What are the criteria for a pool to be listed on the Places2Swim.com website?
To be included on the Swimmers Guide website:There are several types of pool we will include, even if they don't meet our general requirements.
We include hotel swimming pools as short as 15 meters (49.2 feet). Although short pools aren't ideal for lap swimming, sometimes travelers, particularly business travelers, don't have time to get to a larger facility. We feel it's better to go for a swim in a convenient, short pool, than not to be able to swim at all.
We sometimes include other pools (at least 15-meters long) in areas where we have not been able to find facilities within a reasonable distance that meet the 18-meter minimum requirement.

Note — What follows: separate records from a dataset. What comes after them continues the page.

__device__ __forceinline__ int xswz(int col) { return (col >> 2) & 3; }
__device__ __forceinline__ f32x16 zero16() {
    f32x16 z;
#pragma unroll
    for (int i = 0; i < 16; ++i) z[i] = 0.f;
    return z;
// ... 791 lines not shown
        constexpr bool WREGS = C1PRO && NT == 1 && !COL && SED_PC_WREGS;
        bf16x8 wreg[WREGS ? 18 : 1];
        if constexpr (WREGS) {
            const T* __restrict__ wgl = reinterpret_cast<const T*>(p.wpack);
#pragma unroll
            for (int k = 0; k < 18; ++k) {
                const int tap = k >> 1, ks = k & 1;
                wreg[k] = *reinterpret_cast<const bf16x8*>(wgl + ((size_t)(tap * 4 + ks * 2 + hh) * Coutp + n0 + r) * 8);
            }
        }
        auto compute = [&](const T* __restrict__ xsb, const T* __restrict__ wsc, bool first) {
            if (SED_DBG(p, 2)) return;
            if constexpr (WREGS) {
                bf16x8 xf[3][2];
                auto ldx = [&](int k, bf16x8 (&xd)[2]) {
                    const int tap = k >> 1, ks = k & 1, ti = tap / 3, tj = tap % 3;
#pragma unroll
                    for (int mt = 0; mt < 2; ++mt)
                        xd[mt] = *reinterpret_cast<const bf16x8*>(xsb + xoff[mt][tj][ks] + (ti * WP + tj) * 32);
                };
                ldx(0, xf[0]);
                ldx(1, xf[1]);
#pragma unroll
                for (int k = 0; k < 18; ++k) {
                    if (k + 2 < 18) ldx(k + 2, xf[(k + 2) % 3]);
                    __builtin_amdgcn_sched_barrier(0);
#pragma unroll
                    for (int mt = 0; mt < 2; ++mt) acc[mt][0] = mfma(wreg[k], xf[k % 3][mt], acc[mt][0]);
                    __builtin_amdgcn_sched_barrier(0);
                }
                return;
            }
            constexpr int RD = 3;
            bf16x8 xf[RD][2], wf[RD][NT];
            auto ld = [&](int k, bf16x8 (&xd)[2], bf16x8 (&wd)[NT]) {
                const int tap = k >> 1, ks = k & 1, ti = tap / 3, tj = tap % 3;
#pragma unroll
                for (int mt = 0; mt < 2; ++mt)
                    xd[mt] = *reinterpret_cast<const bf16x8*>(xsb + xoff[mt][tj][ks] + (ti * WP + tj) * 32);
#pragma unroll
                for (int nt = 0; nt < NT; ++nt)
                    wd[nt] = *reinterpret_cast<const bf16x8*>(wsc + woff + ((tap * 4 + ks * 2) * BN + nt * 32) * 8);
            };
            constexpr int NK = COL ? 6 : 18;
            auto kmap = [](int s2) { return COL ? (s2 >> 1) * 6 + 2 + (s2 & 1) : s2; };
#pragma unroll
            for (int k = 0; k < RD - 1 && k < NK; ++k) ld(kmap(k), xf[k], wf[k]);
#pragma unroll
            for (int k = 0; k < NK; ++k) {
                if (k + RD - 1 < NK) ld(kmap(k + RD - 1), xf[(k + RD - 1) % RD], wf[(k + RD - 1) % RD]);
                __builtin_amdgcn_sched_barrier(0);
#pragma unroll
                for (int nt = 0; nt < NT; ++nt)
#pragma unroll
                    for (int mt = 0; mt < 2; ++mt) {
                        if (SED_PC_ZEROC && k == 0) {
                            if (first) { asm volatile("" ::: "memory"); acc[mt][nt] = mfma(wf[k % RD][nt], xf[k % RD][mt], zero16()); }
                            else acc[mt][nt] = mfma(wf[k % RD][nt], xf[k % RD][mt], acc[mt][nt]);
                        } else {
                            acc[mt][nt] = mfma(wf[k % RD][nt], xf[k % RD][mt], acc[mt][nt]);
                        }
                    }
                __builtin_amdgcn_sched_barrier(0);
            }
        };

        if (C1PRO && !BLD) build_c1(0, wave, std::integral_constant<int, 0>{});

        unsigned long long tc[4] = {0, 0, 0, 0};
        auto stamp = [&]() -> unsigned long long { return kStamps ? __builtin_amdgcn_s_memtime() : 0ull; };
        auto citer = [&](int j, const T* __restrict__ xsb) {
            const unsigned long long c0 = stamp();
            wg_barrier();
            const unsigned long long c1 = stamp();
            tc[0] += c1 - c0;
            if (C1PRO && j >= nst) return;
            if (j >= nst) return;
            if constexpr (kSplitBuild) build_c1_issue(j + 1, wave);
            constexpr bool ONECH = C1PRO && SED_PC_ONECH;
            const int tl = ONECH ? j : DIV_NCH(j), kc = ONECH ? 0 : j - tl * nchunks;
            if (ONECH || (!SED_PC_ZEROC && kc == 0)) {
#pragma unroll
                for (int mt = 0; mt < 2; ++mt)
#pragma unroll
                    for (int nt = 0; nt < NT; ++nt)
#pragma unroll
                        for (int i = 0; i < 16; ++i) acc[mt][nt][i] = 0.f;
            }
            compute(xsb, ws + (wres ? kc : (j & 1)) * WS, kc == 0);
            const unsigned long long c2 = stamp();
            tc[1] += c2 - c1;
            if (!ONECH && kc != nchunks - 1) return;
            T* osb = os + (nos == 2 ? (tl & 1) : 0) * OSZ;
            if (!(SED_DBG(p, 128)))
#pragma unroll
            for (int mt = 0; mt < 2; ++mt)
#pragma unroll
                for (int nt = 0; nt < NT; ++nt)
#pragma unroll
                    for (int g = 0; g < 4; ++g) {
                        float v[4];
#pragma unroll
                        for (int e = 0; e < 4; ++e) v[e] = acc[mt][nt][4 * g + e];
                        store4<T>(osb + ostg[mt] + nt * 32 + 8 * g, v);
                    }
            const unsigned long long c3 = stamp();
            if constexpr (kSplitBuild) build_c1_finish(j + 1, wave);
            else if (C1PRO && !BLD) build_c1(j + 1, wave, std::integral_constant<int, C1SHARE ? (SED_C1_SHARE == 2 ? 3 : 1) : 0>{});
            if constexpr (CSTAT) {
                const int tile = t_begin + tl;
                const int b_ = DIV_TPI(tile), h0_ = (tile - b_ * p.tilesPerImg) * TH;
                bf16x8 ones;
#pragma unroll
                for (int e = 0; e < 8; ++e) ones[e] = (bf16_t)1.0f;
#pragma unroll
                for (int mt = 0; mt < 2; ++mt) {
                    const int q0s = (wave * 2 + mt) * 32;
                    if (h0_ + q0s / W < H) {
#pragma unroll
                        for (int ks = 0; ks < 2; ++ks) {
                            const T* fp = osb + (q0s + 16 * ks) * BNP;
                            const bf16x8 f = join_tr(ds_read_tr16_b64(fp + offS[0]), ds_read_tr16_b64(fp + offS[1]));
                            gacc = mfma(f, f, gacc);
                            sacc = mfma(ones, f, sacc);
                        }
                    }
                }
            }
            if (kStamps) { tc[2] += c3 - c2; tc[3] += stamp() - c3; }
        };
        for (int j = 0; j < NI; j += 2) {
            citer(j, xs0);
            citer(j + 1, xs0 + XS);
        }
        if (kStamps && (SED_DBG(p, 16)) && blockIdx.x == 8 && lane == 0 && wave == 1)
            printf("pc consumer wave %d: %d stages; cycles barrier %llu kloop %llu staging %llu c1build %llu\n", wave, NI, tc[0], tc[1], tc[2], tc[3]);
        if constexpr (CSTAT) {
            const int idx = 4 * (r >> 3) + (r & 3);
            float dg = 0.f;
#pragma unroll
            for (int i = 0; i < 16; ++i) dg = (i == idx) ? gacc[i] : dg;
            S[0] = sacc[0];
            Q[0] = dg;
        }
        }
    }

    if (EPI != SED_EPI_STORE) {
        __syncthreads();
        float* red = reinterpret_cast<float*>(smem);
        if constexpr (CSTAT) {
            if (wave < 4) {
                const int r_ = lane & 31, hh_ = lane >> 5;
                if (hh_ == 0) red[(wave * 2 + 0) * 32 + r_] = S[0];
                if (hh_ == ((r_ >> 2) & 1)) red[(wave * 2 + 1) * 32 + r_] = Q[0];
            }
        } else
        if (wave >= 4 && wave < 4 + NPW) {
            const int pt = tid - 256;
#pragma unroll
            for (int e = 0; e < 8; ++e) { red[pt * 16 + e] = S[e]; red[pt * 16 + 8 + e] = Q[e]; }
        }
        __syncthreads();
        if (tid < 2 * BN) {
            const int stat = tid / BN, cn = tid % BN;
            const int cg = cn >> 3, e = cn & 7;
            float tot = 0.f;
            if constexpr (CSTAT) {
                for (int w = 0; w < 4; ++w) tot += red[(w * 2 + stat) * 32 + cn];
            } else
            for (int k = 0; k < FQS; ++k) tot += red[(cg + IPR * k) * 16 + stat * 8 + e];
            if (EPI == SED_EPI_RELUBWD && stat) tot *= p.epi_invstd[n0 + cn];
            if constexpr (PSTATS) {
                float sraw = tot;
                if (stat) {
                    sraw = 0.f;
                    for (int k = 0; k < FQS; ++k) sraw += red[(cg + IPR * k) * 16 + e];
                }
                const float sc = p.epi_scale[n0 + cn], is = p.epi_invstd[n0 + cn];
                const float beta = fmaf(p.epi_mean[n0 + cn], sc, p.epi_shift[n0 + cn]);
                const bool ill = fabsf(beta) * is > 8.0f * fabsf(sc);
                if (!stat) {
                    tot = 0.25f * sraw;
                } else if (sc != 0.f && !ill) {
                    tot = (tot - 0.25f * beta * sraw) * (is / sc);
                } else {
                    if (tot != 0.f || sraw != 0.f) atomicOr(p.flag, 1);
                    tot = 0.f;
                }
            }
            p.partial[((size_t)bx * 2 + stat) * Coutp + n0 + cn] = tot;
            for (int row = bx + nbx; row < p.nparts; row += nbx) p.partial[((size_t)row * 2 + stat) * Coutp + n0 + cn] = 0.f;
        }
    }
}
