diff --git a/diffuscene_amd/csrc/dsc_common.h b/diffuscene_amd/csrc/dsc_common.h
--- a/diffuscene_amd/csrc/dsc_common.h
+++ b/diffuscene_amd/csrc/dsc_common.h
@@ -71,6 +71,18 @@
     return waves >= 8 ? 512u : 64u * (unsigned)waves;
 }
 
+constexpr int DSC_ATT_MAXTOK = 160;
+constexpr int DSC_ATT_HP = 33;
+constexpr int DSC_ATT_LP = 36;
+
+static inline int dsc_att_pad16(int n) { return (n + 15) & ~15; }
+static inline unsigned dsc_att_mfma_threads(int n) {
+    const int waves = (n + 15) / 16;
+    return 64u * (unsigned)(waves < 4 ? 4 : waves);
+}
+int dsc_attention_cores_enabled();
+__device__ __forceinline__ f32x4 dsc_mma16(float a, float b, f32x4 acc) { return __builtin_amdgcn_mfma_f32_16x16x4f32(a, b, acc, 0, 0, 0); }
+
 __device__ __forceinline__ float wave_sum(float v) {
 #pragma unroll
     for (int o = 32; o > 0; o >>= 1) v += __shfl_xor(v, o, 64);
diff --git a/diffuscene_amd/csrc/train.hip b/diffuscene_amd/csrc/train.hip
--- a/diffuscene_amd/csrc/train.hip
+++ b/diffuscene_amd/csrc/train.hip
@@ -815,8 +815,8 @@
         dg_partial[(long)blockIdx.x * 512 + c] = (red[0][c] + red[1][c]) + (red[2][c] + red[3][c]);
 }
 
-constexpr int HP = 33;
-constexpr int LP = 36;
+constexpr int HP = DSC_ATT_HP;
+constexpr int LP = DSC_ATT_LP;
 
 __global__ __launch_bounds__(256) void linear_attention_bwd_kernel(
         const float* __restrict__ q, long ldq, const float* __restrict__ k, long ldk, const float* __restrict__ v, long ldv,
@@ -1224,6 +1224,373 @@
             *reinterpret_cast<f32x4*>(ov) = b0; *reinterpret_cast<f32x4*>(ov + 4) = b1;
         }
     }
+}
+
+__device__ __forceinline__ void att_store_rows16(const float* rows_lds, float* __restrict__ dst, long ld, int tok0, int ntok, int lane) {
+#pragma unroll
+    for (int f = lane; f < 128; f += 64) {
+        const int t = tok0 + (f >> 3), c4 = (f & 7) * 4;
+        if (t < ntok) *reinterpret_cast<f32x4*>(dst + (long)t * ld + c4) = *reinterpret_cast<const f32x4*>(rows_lds + t * LP + c4);
+    }
+}
+
+__global__ __launch_bounds__(640) void linear_attention_bwd_mfma_kernel(
+        const float* __restrict__ q, long ldq, const float* __restrict__ k, long ldk, const float* __restrict__ v, long ldv,
+        const float* __restrict__ dout, long ldo, float* __restrict__ dq, long lddq, float* __restrict__ dk, long lddk,
+        float* __restrict__ dv, long lddv, int nq, int nk, float scale) {
+    extern __shared__ __attribute__((aligned(16))) float lds[];
+    const int npq = (nq + 15) & ~15, npk = (nk + 15) & ~15;
+    float* Ks = lds;
+    float* Vs = Ks + npk * LP;
+    float* Qs = Vs + npk * LP;
+    float* DO = Qs + npq * LP;
+    float* ctx = DO + npq * LP;
+    float* dctx = ctx + 32 * LP;
+    float* cvec = dctx + 32 * LP;
+    const int b = blockIdx.x >> 2, h = blockIdx.x & 3;
+    const int tid = threadIdx.x, nthr = blockDim.x, lane = tid & 63, wave = tid >> 6, nwaves = nthr >> 6;
+    const int l15 = lane & 15, g = lane >> 4;
+    const f32x4 zero4 = {0.f, 0.f, 0.f, 0.f};
+    for (int f = tid; f < npk * 8; f += nthr) {
+        const int j = f >> 3, c4 = (f & 7) * 4;
+        const long row = (long)b * nk + j;
+        f32x4 kv = zero4, vv = zero4;
+        if (j < nk) {
+            kv = *reinterpret_cast<const f32x4*>(k + row * ldk + h * 32 + c4);
+            vv = *reinterpret_cast<const f32x4*>(v + row * ldv + h * 32 + c4);
+        }
+        *reinterpret_cast<f32x4*>(Ks + j * LP + c4) = kv;
+        *reinterpret_cast<f32x4*>(Vs + j * LP + c4) = vv;
+    }
+    for (int f = tid; f < npq * 8; f += nthr) {
+        const int i = f >> 3, c4 = (f & 7) * 4;
+        const long row = (long)b * nq + i;
+        f32x4 qv = zero4, dv4 = zero4;
+        if (i < nq) {
+            qv = *reinterpret_cast<const f32x4*>(q + row * ldq + h * 32 + c4);
+            dv4 = *reinterpret_cast<const f32x4*>(dout + row * ldo + h * 32 + c4);
+        }
+        *reinterpret_cast<f32x4*>(Qs + i * LP + c4) = qv;
+        *reinterpret_cast<f32x4*>(DO + i * LP + c4) = dv4;
+    }
+    __syncthreads();
+    if (tid < 256) {
+        const int d = tid >> 3, part = tid & 7;
+        float mx = -INFINITY;
+        for (int j = part; j < nk; j += 8) mx = fmaxf(mx, Ks[j * LP + d]);
+        mx = fmaxf(mx, __shfl_xor(mx, 1, 64));
+        mx = fmaxf(mx, __shfl_xor(mx, 2, 64));
+        mx = fmaxf(mx, __shfl_xor(mx, 4, 64));
+        float sm = 0.f;
+        for (int j = part; j < nk; j += 8) { const float e = expf(Ks[j * LP + d] - mx); Ks[j * LP + d] = e; sm += e; }
+        sm += __shfl_xor(sm, 1, 64);
+        sm += __shfl_xor(sm, 2, 64);
+        sm += __shfl_xor(sm, 4, 64);
+        const float inv = 1.0f / sm;
+        for (int j = part; j < nk; j += 8) Ks[j * LP + d] *= inv;
+    }
+    for (int i0 = 0; i0 < nq; i0 += (nthr >> 2)) {
+        const int i = i0 + (tid >> 2), part = tid & 3;
+        const bool ok = i < nq;
+        float qv[8];
+        float mx = -INFINITY;
+        if (ok) {
+            const f32x4 a = *reinterpret_cast<const f32x4*>(Qs + i * LP + part * 8);
+            const f32x4 c = *reinterpret_cast<const f32x4*>(Qs + i * LP + part * 8 + 4);
+#pragma unroll
+            for (int e = 0; e < 4; ++e) { qv[e] = a[e]; qv[4 + e] = c[e]; }
+#pragma unroll
+            for (int e = 0; e < 8; ++e) mx = fmaxf(mx, qv[e]);
+        }
+        mx = fmaxf(mx, __shfl_xor(mx, 1, 64));
+        mx = fmaxf(mx, __shfl_xor(mx, 2, 64));
+        float sm = 0.f;
+        if (ok) {
+#pragma unroll
+            for (int e = 0; e < 8; ++e) { qv[e] = expf(qv[e] - mx); sm += qv[e]; }
+        }
+        sm += __shfl_xor(sm, 1, 64);
+        sm += __shfl_xor(sm, 2, 64);
+        if (ok) {
+            const float inv = scale / sm;
+            f32x4 a, c;
+#pragma unroll
+            for (int e = 0; e < 4; ++e) { a[e] = qv[e] * inv; c[e] = qv[4 + e] * inv; }
+            *reinterpret_cast<f32x4*>(Qs + i * LP + part * 8) = a;
+            *reinterpret_cast<f32x4*>(Qs + i * LP + part * 8 + 4) = c;
+        }
+    }
+    __syncthreads();
+    for (int t = wave; t < 8; t += nwaves) {
+        const int d0 = ((t >> 1) & 1) * 16, e0 = (t & 1) * 16;
+        const float* A = t < 4 ? Ks : Qs;
+        const float* B = t < 4 ? Vs : DO;
+        const int np = t < 4 ? npk : npq;
+        f32x4 acc = zero4;
+        for (int j0 = 0; j0 < np; j0 += 4) acc = dsc_mma16(A[(j0 + g) * LP + d0 + l15], B[(j0 + g) * LP + e0 + l15], acc);
+        float* C = t < 4 ? ctx : dctx;
+#pragma unroll
+        for (int r = 0; r < 4; ++r) C[(d0 + 4 * g + r) * LP + e0 + l15] = acc[r];
+    }
+    __syncthreads();
+    if (wave * 16 < npq) {
+        const int i0 = wave * 16;
+        float df[8];
+#pragma unroll
+        for (int s = 0; s < 8; ++s) df[s] = DO[(i0 + l15) * LP + 4 * s + g];
+        f32x4 a0 = zero4, a1 = zero4;
+#pragma unroll
+        for (int s = 0; s < 8; ++s) {
+            a0 = dsc_mma16(df[s], ctx[l15 * LP + 4 * s + g], a0);
+            a1 = dsc_mma16(df[s], ctx[(16 + l15) * LP + 4 * s + g], a1);
+        }
+#pragma unroll
+        for (int r = 0; r < 4; ++r) {
+            DO[(i0 + 4 * g + r) * LP + l15] = a0[r];
+            DO[(i0 + 4 * g + r) * LP + 16 + l15] = a1[r];
+        }
+        __builtin_amdgcn_wave_barrier();
+        const int i = i0 + (lane >> 2), part = lane & 3;
+        const f32x4 d0 = *reinterpret_cast<const f32x4*>(DO + i * LP + part * 8), d1 = *reinterpret_cast<const f32x4*>(DO + i * LP + part * 8 + 4);
+        const f32x4 s0 = *reinterpret_cast<const f32x4*>(Qs + i * LP + part * 8), s1 = *reinterpret_cast<const f32x4*>(Qs + i * LP + part * 8 + 4);
+        double dot = 0.0;
+#pragma unroll
+        for (int e = 0; e < 4; ++e) dot += (double)d0[e] * (double)s0[e];
+#pragma unroll
+        for (int e = 0; e < 4; ++e) dot += (double)d1[e] * (double)s1[e];
+        dot += __shfl_xor(dot, 1, 64);
+        dot += __shfl_xor(dot, 2, 64);
+        if (i < nq) {
+            const float corr = (float)(dot / (double)scale);
+            f32x4 a, c;
+#pragma unroll
+            for (int e = 0; e < 4; ++e) { a[e] = s0[e] * (d0[e] - corr); c[e] = s1[e] * (d1[e] - corr); }
+            float* o = dq + ((long)b * nq + i) * lddq + h * 32 + part * 8;
+            *reinterpret_cast<f32x4*>(o) = a;
+            *reinterpret_cast<f32x4*>(o + 4) = c;
+        }
+    }
+    f32x4 v0 = zero4, v1 = zero4;
+    const int j0 = wave * 16;
+    if (j0 < npk) {
+        float vf[8], kf[8];
+#pragma unroll
+        for (int s = 0; s < 8; ++s) { vf[s] = Vs[(j0 + l15) * LP + 4 * s + g]; kf[s] = Ks[(j0 + l15) * LP + 4 * s + g]; }
+        f32x4 k0 = zero4, k1 = zero4;
+#pragma unroll
+        for (int s = 0; s < 8; ++s) {
+            k0 = dsc_mma16(vf[s], dctx[l15 * LP + 4 * s + g], k0);
+            k1 = dsc_mma16(vf[s], dctx[(16 + l15) * LP + 4 * s + g], k1);
+            v0 = dsc_mma16(kf[s], dctx[(4 * s + g) * LP + l15], v0);
+            v1 = dsc_mma16(kf[s], dctx[(4 * s + g) * LP + 16 + l15], v1);
+        }
+#pragma unroll
+        for (int r = 0; r < 4; ++r) {
+            Vs[(j0 + 4 * g + r) * LP + l15] = k0[r];
+            Vs[(j0 + 4 * g + r) * LP + 16 + l15] = k1[r];
+        }
+    }
+    __syncthreads();
+    if (tid < 256) {
+        const int d = tid >> 3, part = tid & 7;
+        float sdd = 0.f;
+        for (int j = part; j < nk; j += 8) sdd += Vs[j * LP + d] * Ks[j * LP + d];
+        sdd += __shfl_xor(sdd, 1, 64);
+        sdd += __shfl_xor(sdd, 2, 64);
+        sdd += __shfl_xor(sdd, 4, 64);
+        if (part == 0) cvec[d] = sdd;
+    }
+    __syncthreads();
+    if (j0 < npk) {
+#pragma unroll
+        for (int f = lane; f < 128; f += 64) {
+            const int j = j0 + (f >> 3), c4 = (f & 7) * 4;
+            if (j < nk) {
+                const f32x4 ks4 = *reinterpret_cast<const f32x4*>(Ks + j * LP + c4);
+                const f32x4 dk4 = *reinterpret_cast<const f32x4*>(Vs + j * LP + c4);
+                f32x4 t4;
+#pragma unroll
+                for (int e = 0; e < 4; ++e) t4[e] = ks4[e] * (dk4[e] - cvec[c4 + e]);
+                *reinterpret_cast<f32x4*>(dk + ((long)b * nk + j) * lddk + h * 32 + c4) = t4;
+            }
+        }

In the past we have included other short pools dedicated to "learn to swim" programs and/or therapeutic aquatics programs. We included them because we felt it was better for non-swimmers or disabled/impaired pool users to be directed to facilities specifically designed for them, than to general-use pools. Unfortunately, we have concluded that the database has grown so much that the time spent keeping these listings up to date is not worth the effort; we are not adding new listings in these categories, and we are eliminating ones added earlier, one by one, as we progress though our regular reviews.
Similarly, in the past we have included "treadmill" or "swim-in-place" pools. Although they don't meet the technical length criterion, practically speaking you can swim further without turning in one of these puppies than you can in the longest of the pools listed that does meet the length requirement. Unfortunately, we find that these pools (and often the facilities that house them) are impermanent, as compared to other, larger pools. The clubs that house them shut down with a high degree of frequency. Maintenance is apparently also an issue. And they often require prior scheduling. These are no longer being added to the site and the ones that were listed are being deleted.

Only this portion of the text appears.